# Strainers



## Holdenholden (Feb 6, 2018)

Can some one invent a strainer that snaps onto a gallon can of 5g pail. You strain as you pour. You can replace the screen or filter after use easily no washing with water 


Sent from my iPhone using Tapatalk


----------



## Woodco (Nov 19, 2016)

I had something similar once, but it was more of a plastic screen than a strainer. When I do big jobs, I use 20 gallon tubs to spray out of. I cut the top few inches off a five, put my strainer on it, and use a clamp to hold in on the side to pour my paint through.

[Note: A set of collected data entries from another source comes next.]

+struct CvTreeArgs {
+  const Digest* cvs;
+  u32 n;
+  Digest* roots;
+  u32* counter;
+  Digest* out;
+  Digest* sib;
+};
+__global__ __launch_bounds__(1024) void cv_tree_k(CvTreeArgs a) {
+  __shared__ __attribute__((aligned(16))) u32 sh[CV_SUB * 8];
+  __shared__ u32 s_last;
+  const u32 t = threadIdx.x, nb = gridDim.x, b = blockIdx.x;
+  const u32 m = a.n - CV_SUB * b < CV_SUB ? a.n - CV_SUB * b : CV_SUB;
+  for (u32 i = t; i < m; i += 1024) {
+    u32 d[8];
+    load_digest(a.cvs + size_t(b) * CV_SUB + i, d);
+    lds_store_digest(sh, i, d);
+  }
+  __syncthreads();
+  cv_reduce(sh, m, nb == 1, b == 0 ? a.sib : nullptr);
+  if (nb > 1) {
+    if (t < 8) __hip_atomic_store(reinterpret_cast<u32*>(a.roots + b) + t, sh[t], __ATOMIC_RELAXED, __HIP_MEMORY_SCOPE_AGENT);
+    asm volatile("s_waitcnt vmcnt(0)" ::: "memory");
     __syncthreads();
-#pragma unroll
-    for (int ps = 0; ps < 4; ps++) {
-      const u32 q = quad + 256 * ps;
-      if (q < nn) {
-        sh[8 * q + c] = lo[ps];
-        sh[8 * q + 4 + c] = hi[ps];
-      }
+    if (t == 0) {
+      const u32 ticket = __hip_atomic_fetch_add(a.counter, 1u, __ATOMIC_RELAXED, __HIP_MEMORY_SCOPE_AGENT);
+      s_last = ticket == nb - 1 ? 1u : 0u;
     }
     __syncthreads();
-    n = nn;
-  }
-  if (t < 8) reinterpret_cast<u32*>(out)[t] = sh[t];
+    if (!s_last) return;
+    const u32* rw = reinterpret_cast<const u32*>(a.roots);
+    for (u32 i = t; i < nb * 8; i += 1024) sh[i] = __hip_atomic_load(rw + i, __ATOMIC_RELAXED, __HIP_MEMORY_SCOPE_AGENT);
+    if (t == 0) __hip_atomic_store(a.counter, 0u, __ATOMIC_RELAXED, __HIP_MEMORY_SCOPE_AGENT);
+    __syncthreads();
+    cv_reduce(sh, nb, true, a.sib ? a.sib + CV_SUB_LEVELS : nullptr);
+  }
+  if (t < 8) reinterpret_cast<u32*>(a.out)[t] = sh[t];
 }
 
 }
@@ -981,28 +1061,23 @@
   return len == 0 ? 1 : (len + 1023) / 1024;
 }
 
-void blake3_chunk_cvs(Ctx& ctx, const uint8_t* d_prefix, size_t prefix_len, const u64* d_words, size_t nwords, size_t c0, size_t c1,
+void blake3_chunk_cvs(Ctx& ctx, const uint8_t* d_prefix, size_t prefix_len, const StreamWords& src, size_t nwords, size_t c0, size_t c1,
                       Digest* cvs) {
-  const size_t len = prefix_len + 8 * nwords, nchunks = blake3_num_chunks(prefix_len, nwords);
+  const size_t nchunks = blake3_num_chunks(prefix_len, nwords);
   if (c1 > nchunks) c1 = nchunks;
   if (c0 >= c1) return;
-  const size_t pc = std::min(c1, (prefix_len + 1023) / 1024);
-  if (c0 < pc) {
-    hipLaunchKernelGGL(chunk_cv_prefix_k, dim3((unsigned)(pc - c0)), dim3(64), 0, ctx.stream, d_prefix, prefix_len, d_words, len, nchunks, c0, cvs);
-    c0 = pc;
-  }
-  if (c0 < c1)
-    hipLaunchKernelGGL(chunk_cv_k, dim3((unsigned)((c1 - c0 + 255) / 256)), dim3(256), 0, ctx.stream, d_prefix, prefix_len, d_words, len,
-                       nchunks, c0, c1, cvs);
+  StreamArgs a{};
+  a.prefix = d_prefix;
+  a.pl = prefix_len;
+  a.len = prefix_len + 8 * nwords;
+  a.src = src;
+  hipLaunchKernelGGL(chunk_cv_k, dim3((unsigned)((c1 - c0 + CHUNKS_PER_WAVE - 1) / CHUNKS_PER_WAVE)), dim3(64), 0, ctx.stream, a, nchunks, c0, c1,
+                     cvs);
   HIP_CHECK(hipGetLastError());
 }
 
 struct ClaimsRootArgs {
-  const uint8_t* prefix;
-  const u64* words;
-  size_t pl, len;
-  const u32* cap;
-  u32 cap_off, cap_bytes;
+  StreamArgs s;
   const Digest* sib[32];
   u32 nchunks;
   Digest* out;
@@ -1010,29 +1085,14 @@
   u32* state_out;
 };
 __global__ __launch_bounds__(64) void claims_root_k(ClaimsRootArgs a) {
-  __shared__ u32 sh[256];
+  __shared__ __attribute__((aligned(16))) uint8_t shb[CHUNK_LDS];
+  __shared__ u32 sibs[32 * 8];
   __shared__ u32 pm[16];
+  const u32* sh = reinterpret_cast<const u32*>(shb);
   const u32 t = threadIdx.x, c = t & 3;
-  const u32 clen = a.len < 1024 ? (u32)a.len : 1024u;
-  for (u32 i = t; i < 256; i += 64) {
-    u32 wv = 0;
-#pragma unroll
-    for (u32 k = 0; k < 4; k++) {
-      const u32 idx = 4 * i + k;
-      u32 byte = 0;
-      if (idx < clen) {
-        if (idx >= a.cap_off && idx - a.cap_off < a.cap_bytes) {
-          const u32 q = idx - a.cap_off;
-          byte = (a.cap[q >> 2] >> (8 * (q & 3))) & 0xff;
-        } else {
-          byte = stream_byte(a.prefix, a.pl, a.words, idx);
-        }
-      }
-      wv |= byte << (8 * k);
-    }
-    sh[i] = wv;
-  }
-  __syncthreads();
+  const u32 clen = a.s.len < 1024 ? (u32)a.s.len : 1024u;
+  for (u32 i = t; (1u << (i >> 3)) < a.nchunks; i += 64) sibs[i] = reinterpret_cast<const u32*>(a.sib[i >> 3])[i & 7];
+  stage_stream(shb, a.s, 0, 1024);
   u32 lo = c == 0 ? B3_IV0 : c == 1 ? B3_IV1 : c == 2 ? B3_IV2 : B3_IV3;
   u32 hi = c == 0 ? B3_IV4 : c == 1 ? B3_IV5 : c == 2 ? B3_IV6 : B3_IV7;
   const u32 nblocks = (clen + 63) / 64;
@@ -1046,7 +1106,7 @@
       pm[c] = lo;
       pm[4 + c] = hi;
     }
-    if (t >= 8 && t < 16) pm[t] = reinterpret_cast<const u32*>(a.sib[l])[t - 8];
+    if (t >= 8 && t < 16) pm[t] = sibs[8 * l + t - 8];
     __syncthreads();
     const bool last = (2u << l) >= a.nchunks;
     b3_quad_compress_iv<false>(pm, 64, B3_PARENT | (last ? (u32)B3_ROOT : 0u), lo, hi);
@@ -1065,26 +1125,44 @@
   }
 }
 
+static constexpr size_t CV_TREE_MAX = size_t(CV_SUB) * CV_SUB;
+static size_t cv_tree_scratch(size_t n) { return (n > CV_TREE_MAX ? n + 64 : 0) + CV_SUB + 32; }
+static void cv_tree_launch(Ctx& ctx, const Digest* cvs, size_t n, Digest* scratch, Digest* out, std::vector<const Digest*>* sibs) {
+  const Digest* cur = cvs;
+  Digest* nxt = scratch;
+  while (n > CV_TREE_MAX) {
+    if (sibs) sibs->push_back(cur + 1);
+    const size_t nn = (n + 1) / 2;
+    hipLaunchKernelGGL(cv_level_k, dim3((unsigned)((nn + 255) / 256)), dim3(256), 0, ctx.stream, cur, nxt, n);
+    cur = nxt;
+    nxt += nn;
+    n = nn;
+  }
+  CvTreeArgs a{};
+  a.cvs = cur;
+  a.n = (u32)n;
+  a.roots = nxt;
+  a.counter = tree_counter_slot(ctx) + 1;
+  a.out = out;
+  if (sibs) {
+    a.sib = nxt + CV_SUB;
+    Digest* s = a.sib;
+    for (size_t m = n; m > 1; m = (m + 1) / 2) sibs->push_back(s++);
+  }
+  hipLaunchKernelGGL(cv_tree_k, dim3((unsigned)((n + CV_SUB - 1) / CV_SUB)), dim3(1024), 0, ctx.stream, a);
+  HIP_CHECK(hipGetLastError());
+}
+
 static const Digest* blake3_cv_tree(Ctx& ctx, Digest* cvs, size_t nchunks, DBuf<Digest>& scratch, Digest* out_dev) {
-  scratch = DBuf<Digest>(ctx, (nchunks + 1) / 2);
-  Digest* cur = cvs;
-  Digest* nxt = scratch.p;
-  size_t n = nchunks;
-  while (n > 1) {
-    if (n <= 2048) {
-      hipLaunchKernelGGL(cv_tail_k, dim3(1), dim3(1024), 0, ctx.stream, (const Digest*)cur, nxt, (u32)n);
-      std::swap(cur, nxt);
-      break;
-    }
-    size_t nn = (n + 1) / 2;
-    hipLaunchKernelGGL(cv_level_k, dim3((unsigned)((nn + 255) / 256)), dim3(256), 0, ctx.stream, cur, nxt, n,
-                       n == 2 ? (u32)B3_ROOT : 0u);
-    std::swap(cur, nxt);
-    n = nn;
-  }
-  HIP_CHECK(hipGetLastError());
-  if (out_dev) HIP_CHECK(hipMemcpyAsync(out_dev, cur, sizeof(Digest), hipMemcpyDeviceToDevice, ctx.stream));
-  return cur;
+  if (nchunks == 1) {
+    if (out_dev) HIP_CHECK(hipMemcpyAsync(out_dev, cvs, sizeof(Digest), hipMemcpyDeviceToDevice, ctx.stream));
+    return out_dev ? out_dev : cvs;
+  }
+  const size_t ns = cv_tree_scratch(nchunks);
+  scratch = DBuf<Digest>(ctx, ns + 1);
+  Digest* out = out_dev ? out_dev : scratch.p + ns;
+  cv_tree_launch(ctx, cvs, nchunks, scratch.p, out, nullptr);
+  return out;
 }
 Digest blake3_from_cvs(Ctx& ctx, Digest* cvs, size_t nchunks) {
   DBuf<Digest> b;
@@ -1100,45 +1178,24 @@
 
 void blake3_late_chunk0_prepare(Ctx& ctx, const Digest* cvs, size_t nchunks, LateChunk0& lc) {
   if (nchunks < 2 || nchunks > (size_t(1) << 30)) throw std::runtime_error("blake3_late_chunk0: chunk count out of range");
-  lc.levels = DBuf<Digest>(ctx, nchunks + 64);
+  const size_t ns = cv_tree_scratch(nchunks);
+  lc.levels = DBuf<Digest>(ctx, ns + 1);
   lc.sib.clear();
-  const Digest* cur = cvs;
-  Digest* nxt = lc.levels.p;
-  size_t n = nchunks;
-  while (n > 1) {
-    if (n <= 2048) {
-      Digest* tail_sib = nxt + 1;
-      size_t m = n;
-      while (m > 1) {
-        lc.sib.push_back(tail_sib++);
-        m = (m + 1) / 2;
-      }
-      hipLaunchKernelGGL(cv_tail_k, dim3(1), dim3(1024), 0, ctx.stream, cur, nxt, (u32)n, nxt + 1);
-      break;
-    }
-    lc.sib.push_back(cur + 1);
-    const size_t nn = (n + 1) / 2;
-    hipLaunchKernelGGL(cv_level_k, dim3((unsigned)((nn + 255) / 256)), dim3(256), 0, ctx.stream, cur, nxt, n, 0u);
-    cur = nxt;
-    nxt += nn;
-    n = nn;
-  }
-  HIP_CHECK(hipGetLastError());
+  cv_tree_launch(ctx, cvs, nchunks, lc.levels.p, lc.levels.p + ns , &lc.sib);
   if (lc.sib.size() > 32) throw std::runtime_error("blake3_late_chunk0: too many levels");
 }
-void blake3_late_chunk0_finish(Ctx& ctx, const uint8_t* d_prefix, size_t prefix_len, const u64* d_words, size_t nwords, const Digest* d_cap,
+void blake3_late_chunk0_finish(Ctx& ctx, const uint8_t* d_prefix, size_t prefix_len, const StreamWords& src, size_t nwords, const Digest* d_cap,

You could probably make something similar by taking a 5 gallon lid, and cutting the middle out of it, to put on your bucket. Of course, it'd probably just be easier to tape it around the paint bucket in the first place like normal.


----------



## PACman (Oct 24, 2014)

Are you willing to pay $50 for such a strainer? That is the question. You may, but not enough people are so the justification for making such a device is pretty low.


----------



## CApainter (Jun 29, 2007)

I have a flour sifter I use at home. I also use window screen material at work.


----------



## Holdenholden (Feb 6, 2018)

I’d pay $50 then the cost for replacement screens. Saves time cleaning a strainer and less messy. 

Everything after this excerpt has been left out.